Rooting for the Survivor: What Epic Films Teach Us About War
- Frazer Macdonald Hay
- 7 days ago
- 3 min read
By Frazer Macdonald Hay

About halfway through Avatar: Fire and Ash, it occurred to me that I was rooting for someone I would never be.
This is not a complaint about the film. It is doing precisely what epic stories have always done, and doing it very well. The unease lies elsewhere: in how instinctively we accept the perspective it offers. Entire villages burn. Creatures fall from the sky. Bodies accumulate in the background. Yet our emotional investment remains firmly fixed on the survival of the leader and his small circle.
The hero lives. The rest provide context.
Fire and Ash intensifies this familiar arrangement. The Sully family’s grief is carefully foregrounded. Neytiri’s rage is understandable, even righteous. Jake Sully’s struggle to hold together leadership and loss is treated with seriousness and care. Meanwhile, countless others (warriors, villagers, animals) appear briefly, often beautifully, and then die. Their sacrifice gives weight to the story without demanding attention of its own.
This is not a flaw. It is the grammar of myth.
Epic narratives, from Homer onwards, have trained us to identify upwards. We follow kings, generals, chosen figures. Their companions die heroically, which grants those deaths meaning. The wider mass dies anonymously, which spares us the trouble of grief. A handful of named losses stands in for thousands of unnamed ones. The emotional economy is efficient and time-tested.
Cinema perfects this economy. We are invited to feel sorrow, outrage, even moral clarity, but only within strict limits. We mourn the son, not the platoon. We grieve the elder, not the hundreds of homes reduced to ash. The camera knows where to linger and where not to.

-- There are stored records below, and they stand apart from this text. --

extern "C" int euler_create(const euler_config* cfg, euler_sim** out) {
  if (!cfg || !out) { eu_set_error("euler_create: null argument"); return EULER_EINVAL; }
  if (cfg->abi_version != EULER_ABI_VERSION) { eu_set_error("euler_create: ABI version %d != %d", cfg->abi_version, EULER_ABI_VERSION); return EULER_EINVAL; }
  if (cfg->X < 8 || cfg->Y < 8 || (size_t)cfg->X * cfg->Y > (size_t)1 << 30) { eu_set_error("euler_create: grid %dx%d out of range", cfg->X, cfg->Y); return EULER_EINVAL; }
  int ndev = 0;
  hipError_t e = hipGetDeviceCount(&ndev);
  if (e != hipSuccess || ndev == 0) {
    eu_set_error("euler_create: no HIP device (%s); libeuler_hip has no CPU path", e == hipSuccess ? "device count 0" : hipGetErrorString(e));
    return EULER_EHIP;
  }
  if (cfg->device < 0 || cfg->device >= ndev) { eu_set_error("euler_create: device %d of %d", cfg->device, ndev); return EULER_EINVAL; }
  HIPCHK(hipSetDevice(cfg->device));
  hipDeviceProp_t prop;
  HIPCHK(hipGetDeviceProperties(&prop, cfg->device));
  if (strncmp(prop.gcnArchName, "gfx950", 6) != 0) {
    eu_set_error("euler_create: device is %s; this library carries gfx950 code only", prop.gcnArchName);
    return EULER_EHIP;
  }

  euler_sim* S = (euler_sim*)calloc(1, sizeof(euler_sim));
  if (S) { S->opt[EULER_OPT_P_STEPS] = 8; S->opt[EULER_OPT_TILE_REVERSE] = 1; S->opt[EULER_OPT_GRID4_MIN_CELLS] = 1ll << 22; S->opt[EULER_OPT_SA_RUN] = 8; S->opt[EULER_OPT_PROFILE_STRIDE] = 1; }
  if (!S) return EULER_ENOMEM;
  g_alloc_bytes = 0;
  S->cfg = *cfg;
  if (S->cfg.max_iterations <= 0) S->cfg.max_iterations = 100;
  if (S->cfg.max_substeps <= 0) S->cfg.max_substeps = 8;
  if (S->cfg.frame_time <= 0.f) S->cfg.frame_time = 0.1f;
  S->X = cfg->X; S->Y = cfg->Y;
  const size_t C = S->C = (size_t)cfg->X * cfg->Y;
  if (S->cfg.dot_mode == EULER_DOT_AUTO) S->cfg.dot_mode = C <= 65536 ? EULER_DOT_SEQUENTIAL : EULER_DOT_TREE;
  S->dot_mode_user = S->cfg.dot_mode;
  if (S->cfg.sweep_mode == EULER_SWEEP_AUTO) S->cfg.sweep_mode = EULER_SWEEP_BAND;
  S->geom.X = S->X; S->geom.Y = S->Y;
  S->geom.nbands = (S->Y + 63) / 64;
  S->geom.T = (S->X + 63 + 95) / 96 * 96;
  S->geom.TS = (S->geom.T + 31) / 32 * 32 + 64;
  S->geom.S = (size_t)S->geom.nbands * S->geom.TS * 64;
  const int nbands = S->geom.nbands;
  S->slab_on = cfg->slab_nranks >= 1;
  if (S->slab_on) {
    if (cfg->slab_rank < 0 || cfg->slab_rank >= cfg->slab_nranks || cfg->slab_nranks > nbands) {
      eu_set_error("euler_create: slab rank %d of %d for %d bands of 64 rows", cfg->slab_rank, cfg->slab_nranks, nbands);
      free(S); return EULER_EINVAL;
    }
    if (S->cfg.sweep_mode == EULER_SWEEP_SIMPLE) {
      eu_set_error("euler_create: row slabs do not run EULER_SWEEP_SIMPLE");
      free(S); return EULER_EINVAL;
    }
    S->band_lo = (int)((int64_t)nbands * cfg->slab_rank / cfg->slab_nranks);
    S->band_hi = (int)((int64_t)nbands * (cfg->slab_rank + 1) / cfg->slab_nranks);
    if (cfg->slab_band_hi > cfg->slab_band_lo || cfg->slab_band_lo != 0) {
      const int lo = cfg->slab_band_lo, hi = cfg->slab_band_hi;
      const bool first = cfg->slab_rank == 0, last = cfg->slab_rank + 1 == cfg->slab_nranks;
      if (lo < 0 || hi <= lo || hi > nbands || (first && lo != 0) || (last && hi != nbands) || (!first && lo < cfg->slab_rank) ||
          (!last && nbands - hi < cfg->slab_nranks - 1 - cfg->slab_rank)) {
        eu_set_error("euler_create: slab rank %d of %d cannot own bands [%d, %d) of %d (every rank needs a band; the ranges tile the grid in rank order)",
                     cfg->slab_rank, cfg->slab_nranks, lo, hi, nbands);
        free(S); return EULER_EINVAL;
      }
      S->band_lo = lo; S->band_hi = hi;
    }
    if (S->cfg.dot_mode == EULER_DOT_SEQUENTIAL) S->cfg.dot_mode = EULER_DOT_TREE;
  } else { S->band_lo = 0; S->band_hi = nbands; }
  S->row_lo = 64 * S->band_lo; S->row_hi = 64 * S->band_hi < S->Y ? 64 * S->band_hi : S->Y;
  S->win_lo = S->row_lo - EU_GHOST_LO > 0 ? S->row_lo - EU_GHOST_LO : 0;
  S->win_hi = S->row_hi + EU_GHOST_HI < S->Y ? S->row_hi + EU_GHOST_HI : S->Y;
  S->win_off = (size_t)S->win_lo * S->X;
  S->Cw = (size_t)(S->win_hi - S->win_lo) * S->X;
  S->ab_lo = S->band_lo > 0 ? S->band_lo - 1 : 0; S->ab_hi = S->band_hi < nbands ? S->band_hi + 1 : nbands;
  S->skew_off = (size_t)S->ab_lo * S->geom.TS * 64;
  S->Sw = (size_t)(S->ab_hi - S->ab_lo) * S->geom.TS * 64;
  S->e_lo = (size_t)S->band_lo * S->geom.TS * 64; S->e_cnt = (size_t)(S->band_hi - S->band_lo) * S->geom.TS * 64;
  const size_t SS = S->Sw;
  const size_t Cw = S->Cw;
  if (C > ((size_t)1 << 29) || Cw > ((size_t)1 << 28) || (SS + EU_SKEW_SLACK) * 8 >= ((size_t)1 << 32)) {
    eu_set_error("grid %d x %d is larger than the supported maximum (2^28 cells per GPU, 2^29 in all)", cfg->X, cfg->Y);
    free(S);
    return EULER_EINVAL;
  }
#define CREATECHK(call) do { hipError_t _e = (call); if (_e != hipSuccess) { int _rc = eu_hip_fail(_e, #call, __FILE__, __LINE__); euler_destroy(S); return _rc; } } while (0)
  CREATECHK(hipStreamCreateWithFlags(&S->stream, hipStreamNonBlocking));
  S->own_stream = 1;

  DALLOC(S->u, Cw); DALLOC(S->v, Cw); DALLOC(S->utmp, Cw); DALLOC(S->vtmp, Cw);
  DALLOC(S->solid, Cw); DALLOC(S->source, Cw); DALLOC(S->sink, Cw); DALLOC(S->count, Cw); DALLOC(S->prev_count, Cw);
  DALLOC(S->count32, Cw);
  if (!S->slab_on) { DALLOC(S->blockedT, Cw); DALLOC(S->uT, Cw); DALLOC(S->vT, Cw); DALLOC(S->countT, Cw); DALLOC(S->solidT, Cw); }
  eu_state_replaced(S);
  DALLOC(S->sys_m, Cw); DALLOC(S->sys_div, Cw);
  if (S->cfg.rainbow) for (float*& d : S->dye) DALLOC(d, Cw);
  S->max_markers = 4 * C;
  if (S->slab_on) { const size_t cap = 6 * (size_t)(S->row_hi - S->row_lo) * S->X + 65536; if (cap < S->max_markers) S->max_markers = cap; }
  DALLOC(S->markers[0], S->max_markers); DALLOC(S->markers[1], S->max_markers);
  if (S->slab_on) { DALLOC(S->keys[0], S->max_markers); DALLOC(S->keys[1], S->max_markers); }
  DALLOC(S->ms, 1);
  const size_t mwords = (S->max_markers + 63) / 64;
  DALLOC(S->evmask, mwords);
  if (!S->slab_on) DALLOC(S->delmask, mwords);
  if (!S->slab_on) {
    S->tmap_nx = (S->X + 63) / 64 + 1; S->tmap_n = S->tmap_nx * ((S->Y + 63) / 64 + 2);
    DALLOC(S->tmap, 3 * (size_t)S->tmap_n);
  }
  DALLOC(S->ev_theta, S->max_markers); DALLOC(S->ev_delta, S->max_markers);
  S->sel_cap = S->max_markers;
  DALLOC(S->sel_idx, S->sel_cap);
  DALLOC(S->act_idx, S->max_markers); DALLOC(S->act_dt, S->max_markers);
  DALLOC(S->cellmask64, (Cw + 63) / 64 + 1);
  S->sel.capacity_blocks = (mwords + 2047) / 2048 + 1;
  DALLOC(S->sel.block_sums, S->sel.capacity_blocks);
  {
    const size_t stagger = (size_t)EU_ARRAY_STAGGER / 8 * 8;
    int k = 0;
    for (double** d : {&S->b, &S->p, &S->r, &S->z, &S->s, &S->s2, &S->q, &S->precon}) {
      DALLOC(*d, SS + EU_SKEW_SLACK + 8 * stagger / 8);
      S->skew_alloc[k] = *d;
      *d += (size_t)k * stagger / 8;
      ++k;
    }
    DALLOC(S->cellmask, SS + EU_SKEW_SLACK);
    S->skew_alloc[8] = S->cellmask;
  }
  S->fb_stride = 12 * (((S->geom.T + 7) / 8 + 11) / 12) + 4;
  DALLOC(S->fbits_fwd, (size_t)(S->ab_hi - S->ab_lo) * S->fb_stride * 64);
  DALLOC(S->fbits_bwd, (size_t)(S->ab_hi - S->ab_lo) * S->fb_stride * 64);
  DALLOC(S->sc, 1);
  DALLOC(S->band_ranges, (size_t)S->geom.nbands);
  { int rc = eu_set_tiles(S, S->cfg.precond_tile_records); if (rc) { euler_destroy(S); return rc; } }
  S->red_blocks = (int)eu_blocks(S->e_cnt, EU_RED_ELEMS, 2048);
  DALLOC(S->partial, (size_t)S->red_blocks > 2048 ? (size_t)S->red_blocks : 2048);
  DALLOC(S->partial2, 2048);
  DALLOC(S->pair_buf, 2 * 64);
  DALLOC(S->alpha_buf, 64);
  S->xrow_len = ((size_t)S->X + 15) / 16 * 16 + 64;
  DALLOC(S->xrows, 8 * S->xrow_len);
  S->chunk_cap = (size_t)(S->band_hi - S->band_lo) * (S->geom.T / 16);
  S->chunk_words = (S->chunk_cap + 63) / 64;
  DALLOC(S->chunk_flag, S->chunk_cap + 64);
  DALLOC(S->chunk_prev, S->chunk_cap + 64);
  DALLOC(S->chunk_part, S->chunk_cap + 64);
  DALLOC(S->tile_table, 8 * 64 * 2);
  DALLOC(S->chunk_bits, S->chunk_words + 1);
  DALLOC(S->chunk_list, S->chunk_cap + 64);
  {
    RngJump* J = (RngJump*)malloc(sizeof(RngJump));
    if (!J) { euler_destroy(S); return EULER_ENOMEM; }
    auto step = [](unsigned long long st) { st ^= st >> 12; st ^= st << 25; st ^= st >> 27; return st; };
    for (int b = 0; b < 64; ++b) J->col[0][b] = step(1ull << b);
    for (int i = 1; i < EU_RNG_JUMPS; ++i)
      for (int b = 0; b < 64; ++b) {
        unsigned long long x = J->col[i - 1][b], y = 0;
        for (int k = 0; k < 64; ++k) if ((x >> k) & 1) y ^= J->col[i - 1][k];
        J->col[i][b] = y;
      }
    int rc = dalloc(&S->rng_jump, 1);
    if (!rc && hipMemcpy(S->rng_jump, J, sizeof(RngJump), hipMemcpyHostToDevice) != hipSuccess) rc = EULER_EHIP;
    free(J);
    if (rc) { euler_destroy(S); return rc; }
  }
  DALLOC(S->red_counter, 1);
  DALLOC(S->halo_buf, (size_t)8 * S->X);
  S->gran_stride = (S->geom.T - 63 + 7) / 8 * 8;
  DALLOC(S->granules, (size_t)S->geom.nbands * S->gran_stride * 2);
  DALLOC(S->ticket, 1);
  DALLOC(S->sweep_timeline, (size_t)S->geom.nbands * 8);
  S->ticket_base = 0; S->epoch = 0;
  for (float** f : {&S->u, &S->v, &S->utmp, &S->vtmp}) *f -= S->win_off;
  for (float*& d : S->dye) if (d) d -= S->win_off;
  for (uint8_t** g : {&S->solid, &S->source, &S->sink, &S->count, &S->prev_count}) *g -= S->win_off;
  for (double** d : {&S->b, &S->p, &S->r, &S->z, &S->s, &S->s2, &S->q, &S->precon}) *d += EU_SKEW_SLACK - S->skew_off;
  S->cellmask += EU_SKEW_SLACK - S->skew_off;
  S->fbits_fwd -= (size_t)S->ab_lo * S->fb_stride * 64; S->fbits_bwd -= (size_t)S->ab_lo * S->fb_stride * 64;
  S->shifted = 1;
  CREATECHK(hipHostMalloc((void**)&S->ms_host, sizeof(MarkerState), hipHostMallocDefault));
  CREATECHK(hipHostMalloc((void**)&S->sc_host, sizeof(PcgScalars), hipHostMallocDefault));
  CREATECHK(hipHostMalloc((void**)&S->poll_host, 2 * sizeof(PcgScalars), hipHostMallocDefault));
  CREATECHK(hipHostMalloc((void**)&S->res_err, sizeof(int), hipHostMallocDefault));
  *S->res_err = 0;
  DALLOC(S->res_gran, 2 * 2 * (2 * 768) * 2);
  S->res_tag = 1;
  memset(S->poll_host, 0, 2 * sizeof(PcgScalars));
  for (hipEvent_t& e : S->poll_event) CREATECHK(hipEventCreateWithFlags(&e, hipEventDisableTiming));
  memset(S->ms_host, 0, sizeof(MarkerState)); memset(S->sc_host, 0, sizeof(PcgScalars));

  S->interp_lim[0] = nextafterf((float)(S->X - 2), 0.f);
  S->interp_lim[1] = nextafterf((float)(S->Y - 1), 0.f);
  S->interp_lim[2] = nextafterf((float)(S->X - 1), 0.f);
  S->interp_lim[3] = nextafterf((float)(S->Y - 2), 0.f);

  S->ev_cap = 16384;
  S->ev_pool = (hipEvent_t*)calloc((size_t)S->ev_cap, sizeof(hipEvent_t));
  S->ev_cls = (int*)calloc((size_t)S->ev_cap / 2, sizeof(int));
  S->ev_solve = (int*)calloc((size_t)S->ev_cap / 2, sizeof(int));
  S->ev_iter = (int*)calloc((size_t)S->ev_cap / 2, sizeof(int));
  S->prof_iter = -2;
  if (!S->ev_pool || !S->ev_cls || !S->ev_solve || !S->ev_iter) { euler_destroy(S); return EULER_ENOMEM; }
  for (int k = 0; k < S->ev_cap; ++k) CREATECHK(hipEventCreate(&S->ev_pool[k]));
  if (S->slab_on) { int rc = eu_slab_alloc(S); if (rc) { euler_destroy(S); return rc; } }
  if (S->cfg.precond == EULER_PRECOND_IC0_TILE2 || S->cfg.precond == EULER_PRECOND_IC0_TILE_MG) {
    if ((S->slab_on && S->cfg.precond != EULER_PRECOND_IC0_TILE_MG) || S->tile_w != 16 || S->cfg.sweep_mode == EULER_SWEEP_SIMPLE) {
      eu_set_error("EULER_PRECOND_IC0_TILE2: one GPU; _MG: one GPU or row slabs; both: tiles of 16 records, the band schedule"); euler_destroy(S); return EULER_EINVAL;
    }
    S->cfg.dot_mode = EULER_DOT_TREE;
    int rc = eu_coarse_alloc(S, S->cfg.precond == EULER_PRECOND_IC0_TILE_MG);
    if (rc) { euler_destroy(S); return rc; }
  }
  S->hbm_bytes = g_alloc_bytes + (S->slab_on ? eu_slab_bytes(S) : 0);
  eu_launch_tile_table(S);
  if (S->cfg.pcg_precision != EULER_PCG_F64 && S->cfg.pcg_precision != EULER_PCG_F32) { eu_set_error("euler_create: pcg_precision %d", S->cfg.pcg_precision); euler_destroy(S); return EULER_EINVAL; }
  if (S->cfg.pcg_precision == EULER_PCG_F32 && !eu_resident_eligible(S)) {
    eu_set_error("euler_create: EULER_PCG_F32 runs in the resident solver: one GPU, EULER_PRECOND_IC0_TILE with tiles of 16 records, EULER_DOT_TREE, "
                 "EULER_RESIDENT_AUTO, and a grid of at most %d 16-record chunks (this one: %d)", 4 * eu_resident_capacity(S, 1), S->geom.nbands * (S->geom.T / 16));
    euler_destroy(S); return EULER_EINVAL;
  }
  CREATECHK(hipStreamSynchronize(S->stream));
#undef CREATECHK
  *out = S;
  return EULER_OK;
}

What makes this worth noticing is how readily we go along with it. No one in the audience imagines themselves as the background casualty. We are not the sea creatures hurled into battle at someone else’s command. We are not the villagers who never return. We are certainly not the unrecorded dead whose names never trouble the script. We are the leader, or at least close enough to him to matter.
Statistically, of course, this is implausible.

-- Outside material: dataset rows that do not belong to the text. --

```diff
@@ -1681,6 +1751,11 @@
     auto local = [](const ChunkDesc &d) {
         return d.npieces > 1 && d.w0 / kWavesPerWg == d.w1 / kWavesPerWg;
     };
+    ph.wg_local = S > 0 && ph.tiny.empty();
+    for (size_t i = 0; i < n && ph.wg_local; i++) {
+        const ChunkDesc &d = ph.desc[i];
+        ph.wg_local = d.npieces == 1 || local(d);
+    }
     for (uint32_t w = 0; S > 0 && w < W; w++) {
         const uint64_t g0 = ((uint64_t) w * S) / W;
         const uint64_t g1 = ((uint64_t) (w + 1) * S) / W;
@@ -1806,6 +1881,10 @@
         short_ranges = atoi(r) != 0;
     }
     p->ahead = p->ahead && short_ranges;
+    p->edge_free = p->ahead && ph.wg_local && p->ntiny == 0;
+    if (const char *r = cioa_diag_getenv("CIO_GPU_EDGE")) {
+        p->edge_free = p->edge_free && atoi(r) != 0;
+    }
 
     p->small = ph.S > 0 && ph.S == (uint64_t) n - ph.tiny.size();
     if (const char *r = cioa_diag_getenv("CIO_GPU_SMALL")) {
@@ -2023,8 +2102,44 @@
 
 using StreamKernel = decltype(&crc32_stream_kernel<false, 1, false>);
 
-static StreamKernel select_kernel(int prio, bool stamps, bool uniform, bool ahead, bool l64)
-{
+static thread_local bool g_last_edge = false;
+
+extern "C" {
+
+int cioa_debug_plan_edge_free(const cio_crc32_plan *p)
+{
+    return p && p->edge_free;
+}
+
+int cioa_debug_last_launch_edge_free(void)
+{
+    return g_last_edge;
+}
+
+int cioa_debug_plan_wg_local(const uint64_t *offs, const uint64_t *lens, size_t n, uint32_t W)
+{
+    PlanHost ph;
+    if (plan_build(ph, offs, lens, n, W) != nullptr) {
+        return -1;
+    }
+    return ph.wg_local;
+}
+
+}
+
+static StreamKernel select_kernel(int prio, bool stamps, bool uniform, bool ahead, bool l64, bool edge)
+{
+    if (ahead && edge) {
+        if (l64) {
+            if (stamps) {
+                return crc32_stream_kernel<true, 1, true, true, true, false, true>;
+            }
+            return prio ? crc32_stream_kernel<false, 1, true, true, true, false, true>
+                        : crc32_stream_kernel<false, 0, true, true, true, false, true>;
+        }
+        return prio ? crc32_stream_kernel<false, 1, true, true, false, false, true>
+                    : crc32_stream_kernel<false, 0, true, true, false, false, true>;
+    }
     if (ahead) {
         if (l64) {
             if (stamps) {
@@ -2066,6 +2181,7 @@
         return fail("cio_crc32_plan_exec: null buffer");
     }
     const DeviceState *st = p->st;
+    g_last_edge = false;
     if (ev0) {
         HIP_TRY(hipEventRecord(ev0, s), "hipEventRecord");
     }
@@ -2086,8 +2202,10 @@
         }
         return CIO_OK;
     }
-    auto kern = select_kernel(p->prio, p->stamps != nullptr, p->unsteps != 0, p->ahead && (!p->stamps || p->l64),
-                              p->l64);
+    const bool ahead = p->ahead && (!p->stamps || p->l64);
+    const bool edge = ahead && p->edge_free && !cid;
+    g_last_edge = edge;
+    auto kern = select_kernel(p->prio, p->stamps != nullptr, p->unsteps != 0, ahead, p->l64, edge);
     hipLaunchKernelGGL(kern, dim3(p->grid), dim3(kThreads), 0, s,
                        reinterpret_cast<const uint8_t *>(dev_base), p->S, p->ustride, p->ua0, p->uvlen,
                        p->W, p->unsteps, p->uh, p->n, p->desc, p->wstart, p->tiny,
```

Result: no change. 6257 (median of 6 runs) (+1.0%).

In reality, most of us would inhabit the margins of such stories. We would be among those told to follow, to flee, or to fight with only the vaguest sense of strategy or outcome. We would be brave, useful, expendable, and swiftly forgotten once the decisive confrontation had been resolved.
The discomfort deepens when one notices how easily this narrative migrates from cinema to politics. Nations, like films, tell stories through leaders. Wars are framed as tests of resolve, destiny, or moral clarity rather than as systems for managing mass loss. The survival of those at the centre becomes proof of legitimacy. The deaths below are regrettable, but necessary.
History, written later, tends to cooperate. Leaders are named, photographed, remembered. The fallen are aggregated. Memorials list numbers. Occasionally, names, if space allows.
This does not require cynicism or malice. It requires only habit.
Over centuries, we have learned to see conflict from the vantage point of those least likely to pay its full price. The hero’s wound matters because it heals. The crowd’s wounds do not, so they remain out of focus. We leave the cinema relieved: the leader survived. Order, of a sort, is restored.
One can imagine a more realistic version of the epic. It would end abruptly. The hero would be injured or dead off-screen. The village would be gone. The camera would linger not on victory but on the aftermath. There would be no swelling music, only administrative silence. Eywa, regrettably, would be unavailable for comment.
Such a film would not perform well.
Which may explain why we prefer the version we are given. Epic stories are not designed for accuracy. They are designed for reassurance. They tell us that loss is meaningful, that leadership redeems devastation, and that survival at the centre justifies destruction at the edges. They allow us to experience the emotional charge of conflict without confronting its true distribution.
We cheer not because we are cruel, but because cheering is easier than counting.
The strange thing is not that we believe these stories, but that we recognise them instantly, and feel comforted when they end as expected. The hero stands. The survivors gather. The dead recede into background detail. The credits roll.
Somewhere behind us, the battlefield remains.